Een cystometrische test meet hoeveel urine de blaas kan bevatten, hoeveel druk hoopt zich op in de blaas terwijl het urine opslaat, en hoe vol het is wanneer de drang om te plassen begint. Een katheter wordt gebruikt om de blaas volledig te ledigen. Vervolgens wordt een speciale, kleinere katheter in de blaas geplaatst. Deze katheter heeft een drukmeetapparaat dat een manometer wordt genoemd. Een andere katheter kan in het rectum worden geplaatst om de druk daar te registreren.

Zodra de blaas volledig geleegd is, wordt de blaas langzaam gevuld met warm water. Gedurende deze tijd wordt de persoon gevraagd om te beschrijven hoe de blaas aanvoelt en om aan te geven wanneer de behoefte om te plassen ontstaat. Wanneer de drang om te plassen optreedt, worden het watervolume en de blaasdruk geregistreerd. De persoon kan tijdens deze procedure worden gevraagd om te hoesten of te spannen om te zien of de blaasdruk verandert. Een cystometrische test kan ook onvrijwillige blaascontracties identificeren. Cystometrische tests worden uitgevoerd in het kantoor, de kliniek of het ziekenhuis van een zorgverlener onder lokale anesthesie.

Cystometrische test

Lekpuntdrukmeting

Deze urodynamische test meet de druk op het lekpunt tijdens een cystometrische test. Terwijl de blaas wordt gevuld voor de cystometrische test, kan deze plotseling samentrekken en zonder waarschuwing wat water eruit persen. De manometer meet de druk in de blaas wanneer deze lekkage optreedt. Deze meting kan informatie geven over het soort blaasprobleem dat er is. De persoon kan worden gevraagd om buikdruk op de blaas uit te oefenen door te hoesten, van houding te veranderen of te proberen uit te ademen terwijl hij de neus en mond vasthoudt. Deze acties helpen de zorgverlener de sluitspieren te evalueren.

Drukstroomstudie

Een drukstroomstudie meet de blaasdruk die nodig is om te urineren en de stroomsnelheid die een bepaalde druk genereert. Na de cystometrische test leegt de persoon de blaas, gedurende welke tijd een manometer wordt gebruikt om de blaasdruk en het debiet te meten. Deze drukstroomstudie helpt bij het identificeren van blokkering van de blaasuitgang die mannen kunnen ervaren bij prostaatvergroting.

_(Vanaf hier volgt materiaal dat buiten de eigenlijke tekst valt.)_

## Add 256-row wide GEMM kernel for long-K store launches and cost-based split choice

Adds a second warp-specialized sm90 GEMM kernel using 256x128 tiles, where each consumer warpgroup issues two m64n128 wgmma per k-step. It is used for gemm_store calls whose per-item K length is at least 16 blocks, mainly the weight-gradient GEMMs. The intent is more reuse of B tiles and fewer items per tile. The k-split heuristic now queries the library for item geometry and picks the smallest split within 5% of a wave-quantized cost estimate, and it is cached. The shared store epilogue is factored into a helper, and misaligned f32 rows now take a realigned vector path. The trade-offs are fewer resident work items, which risks worse wave balance, and more register pressure from 128 accumulators per thread.

New measurement: 1.222 million, median of 6. 1.03x the previous value.

```diff
diff --git a/include/tfx_b200.h b/include/tfx_b200.h
--- a/include/tfx_b200.h
+++ b/include/tfx_b200.h
@@ -13,6 +13,10 @@
 
 
 int tfx_gemm_set_cluster_mode(int mode);
+
+int tfx_gemm_set_wide_mode(int mode);
+
+int tfx_gemm_store_items(int M, int N, int K, int a_mn_major, int b_mn_major, int k_splits, int* geometry);
 
 int tfx_gemm_store(const void* A, long long lda, int a_mn_major, const void* B, long long ldb, int b_mn_major, int M, int N, int K,
                    float* out_f32, long long ld_f32, void* out_bf16, long long ld_bf16, const float* bias, const long long* row_off,
diff --git a/transfusion_pytorch_b200/_lib.py b/transfusion_pytorch_b200/_lib.py
--- a/transfusion_pytorch_b200/_lib.py
+++ b/transfusion_pytorch_b200/_lib.py
@@ -14,6 +14,8 @@
 SIGNATURES = {
     'tfx_init': [I],
     'tfx_gemm_set_cluster_mode': [I],
+    'tfx_gemm_set_wide_mode': [I],
+    'tfx_gemm_store_items': [I, I, I, I, I, I, VP],
     'tfx_gemm_store': [VP, LL, I, VP, LL, I, I, I, I, VP, LL, VP, LL, VP, VP, F, I, I, VP],
     'tfx_gemm_qkvg': [VP, LL, VP, LL, I, I, I, VP, VP, VP, VP, VP, VP, VP, VP, VP, I, VP, VP, VP],
     'tfx_gemm_resid': [VP, LL, VP, LL, I, VP, LL, I, I, I, VP, VP, VP, VP, VP, VP, VP, LL, VP, VP],
@@ -121,6 +123,13 @@
         raise TfxError(f'{name} failed (code {rc}): {msg}')
 
 
+def gemm_store_items(M: int, N: int, K: int, a_mn: int, b_mn: int, k_splits: int):
+    lib = load()
+    geo = (c_int * 4)()
+    check(lib.tfx_gemm_store_items(M, N, K, a_mn, b_mn, k_splits, geo), 'tfx_gemm_store_items')
+    return tuple(geo)
+
+
 class Ops:
 
     def __init__(self):
diff --git a/transfusion_pytorch_b200/csrc/gemm_api.cu b/transfusion_pytorch_b200/csrc/gemm_api.cu
--- a/transfusion_pytorch_b200/csrc/gemm_api.cu
+++ b/transfusion_pytorch_b200/csrc/gemm_api.cu
@@ -18,6 +18,12 @@
 
 static int dispatch_major(const GemmOperand& A, const GemmOperand& B, const GemmParams& p, cudaStream_t st) {
   const int sms = num_sms();
+  if (gemm_store_wide(p.K, p.k_splits)) {
+    if (!A.mn_major && !B.mn_major) return launch_gemm_wide_t<false, false>(A, B, p, sms, st);
+    if (!A.mn_major && B.mn_major) return launch_gemm_wide_t<false, true>(A, B, p, sms, st);
+    if (A.mn_major && B.mn_major) return launch_gemm_wide_t<true, true>(A, B, p, sms, st);
+    return launch_gemm_wide_t<true, false>(A, B, p, sms, st);
+  }
   if (!A.mn_major && !B.mn_major) return launch_gemm_t<false, false, EPI_STORE>(A, B, p, sms, st);
   if (!A.mn_major && B.mn_major) return launch_gemm_t<false, true, EPI_STORE>(A, B, p, sms, st);
   if (A.mn_major && B.mn_major) return launch_gemm_t<true, true, EPI_STORE>(A, B, p, sms, st);
@@ -29,6 +35,24 @@
 int tfx_gemm_set_cluster_mode(int mode) {
   TFX_REQUIRE(mode >= 1 && mode <= 3, "gemm_set_cluster_mode: mode %d not in {1 (never pair, default), 2 (always pair), 3 (pair long-K launches)}", mode);
   gemm_cluster_mode_ref() = mode;
+  return 0;
+}
+
+int tfx_gemm_set_wide_mode(int mode) {
+  TFX_REQUIRE(mode >= 1 && mode <= 3, "gemm_set_wide_mode: mode %d not in {1 (long work items, default), 2 (always), 3 (never)}", mode);
+  gemm_wide_mode_ref() = mode;
+  return 0;
+}
+
+int tfx_gemm_store_items(int M, int N, int K, int a_mn_major, int b_mn_major, int k_splits, int* geometry) {
+  TFX_REQUIRE(M > 0 && N > 0 && K > 0 && geometry, "gemm_store_items: needs M, N, K > 0 (got %d, %d, %d) and an output array", M, N, K);
+  (void)a_mn_major; (void)b_mn_major;
+  const int tile_m = gemm_store_wide(K, k_splits) ? GemmWideCfg::BM : GEMM_BM;
+  const int s = gemm_effective_splits(K, k_splits);
+  geometry[0] = ((M + tile_m - 1) / tile_m) * ((N + GEMM_BN - 1) / GEMM_BN) * s;
+  geometry[1] = gemm_kb_per_item(K, s);
+  geometry[2] = tile_m;
+  geometry[3] = s;
   return 0;
 }
 
diff --git a/transfusion_pytorch_b200/csrc/gemm_sm90.cuh b/transfusion_pytorch_b200/csrc/gemm_sm90.cuh
--- a/transfusion_pytorch_b200/csrc/gemm_sm90.cuh
+++ b/transfusion_pytorch_b200/csrc/gemm_sm90.cuh
@@ -179,6 +179,99 @@
   }
 }
 
+template <class RowOf>
+__device__ __forceinline__ void store_slice(const GemmParams& p, uint8_t* sw, int lane, uint32_t (&r)[32], int cbase, RowOf row_of) {
+  const bool f32_staged = p.out_f32 && (p.row_off || (p.ld_f32 & 3) == 0) && ((reinterpret_cast<uintptr_t>(p.out_f32) & 15) == 0);
+  const bool bf16_staged = p.out_bf16 && (p.ld_bf16 & 7) == 0 && ((reinterpret_cast<uintptr_t>(p.out_bf16) & 15) == 0);
+  const int row = row_of(lane);
+  const bool row_ok = row < p.M;
+  const bool full = cbase + 32 <= p.N;
+  float v[32];
+#pragma unroll
+  for (int j = 0; j < 32; ++j) v[j] = __uint_as_float(r[j]);
+  if (p.alpha != 1.f) {
+#pragma unroll
+    for (int j = 0; j < 32; ++j) v[j] *= p.alpha;
+  }
+  if (p.bias) {
+    if (full) {
+#pragma unroll
+      for (int j = 0; j < 32; j += 4) { const float4 b = *reinterpret_cast<const float4*>(p.bias + cbase + j); v[j] += b.x; v[j + 1] += b.y; v[j + 2] += b.z; v[j + 3] += b.w; }
+    } else {
+      for (int j = 0; j < 32; ++j) if (cbase + j < p.N) v[j] += p.bias[cbase + j];
+    }
+  }
+  if (p.out_f32) {
+    if (full && f32_staged) {
+#pragma unroll
+      for (int j = 0; j < 32; ++j) r[j] = __float_as_uint(v[j]);
+      stg_put<8>(sw, lane, r);
+      __syncwarp();
+      auto put = [&](float* dst, float x) { if (p.accumulate_f32) atomicAdd(dst, x); else *dst = x; };
+#pragma unroll
+      for (int it = 0; it < 8; ++it) {
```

Blokkering van de blaasuitgang komt minder vaak voor bij vrouwen, maar kan optreden bij een cystocèle of, in zeldzame gevallen, na een chirurgische procedure voor urine-incontinentie. Drukstroomonderzoeken worden uitgevoerd in het kantoor, de kliniek of het ziekenhuis van een zorgverlener met lokale anesthesie.

Elektromyografie

Elektromyografie maakt gebruik van speciale sensoren om de elektrische activiteit van de spieren en zenuwen in en rond de blaas en de sluitspieren. Als de zorgverlener denkt dat het urineprobleem verband houdt met zenuw- of spierschade, kan de persoon een elektromyografie krijgen. De sensoren worden op de huid bij de urethra en het rectum of op een urethrale of rectale katheter geplaatst. Spier- en zenuwactiviteit wordt geregistreerd op een machine. De patronen van de zenuwimpulsen laten zien of de berichten die naar de blaas en sluitspieren worden gestuurd, correct zijn gecoördineerd. Elektromyografie wordt uitgevoerd door een speciaal opgeleide technicus in het kantoor, de polikliniek of het ziekenhuis van een zorgverlener. Anesthesie is niet nodig als sensoren op de huid worden geplaatst. Lokale anesthesie is nodig als sensoren op een urethrale of rectale katheter worden geplaatst.

Video-urodynamische tests

Video-urodynamische tests maken foto’s en video’s van de blaas tijdens het vullen en legen. De beeldvormingsapparatuur kan röntgenstraling of echografie gebruiken.Als röntgenapparatuur wordt gebruikt, wordt de blaas gevuld met een speciale vloeistof, contrastmedium genaamd, dat op röntgenfoto’s te zien is. Röntgenfoto’s worden gemaakt door een röntgentechnicus in het kantoor, de polikliniek of het ziekenhuis van een zorgverlener; anesthesie is niet nodig. Als er ultrasone apparatuur wordt gebruikt, wordt de blaas gevuld met warm water en worden onschadelijke geluidsgolven gebruikt om een beeld van de blaas te maken. De foto’s en video’s laten de grootte en vorm van de blaas zien en helpen de zorgverlener het probleem te begrijpen. Blaasecho’s worden uitgevoerd in het kantoor, het radiologiecentrum of het ziekenhuis van een zorgverlener door een speciaal opgeleide technicus en geïnterpreteerd door een arts, meestal een radioloog. Hoewel anesthesie niet nodig is voor de echografie, is lokale anesthesie nodig om de katheter in te brengen om de blaas te vullen.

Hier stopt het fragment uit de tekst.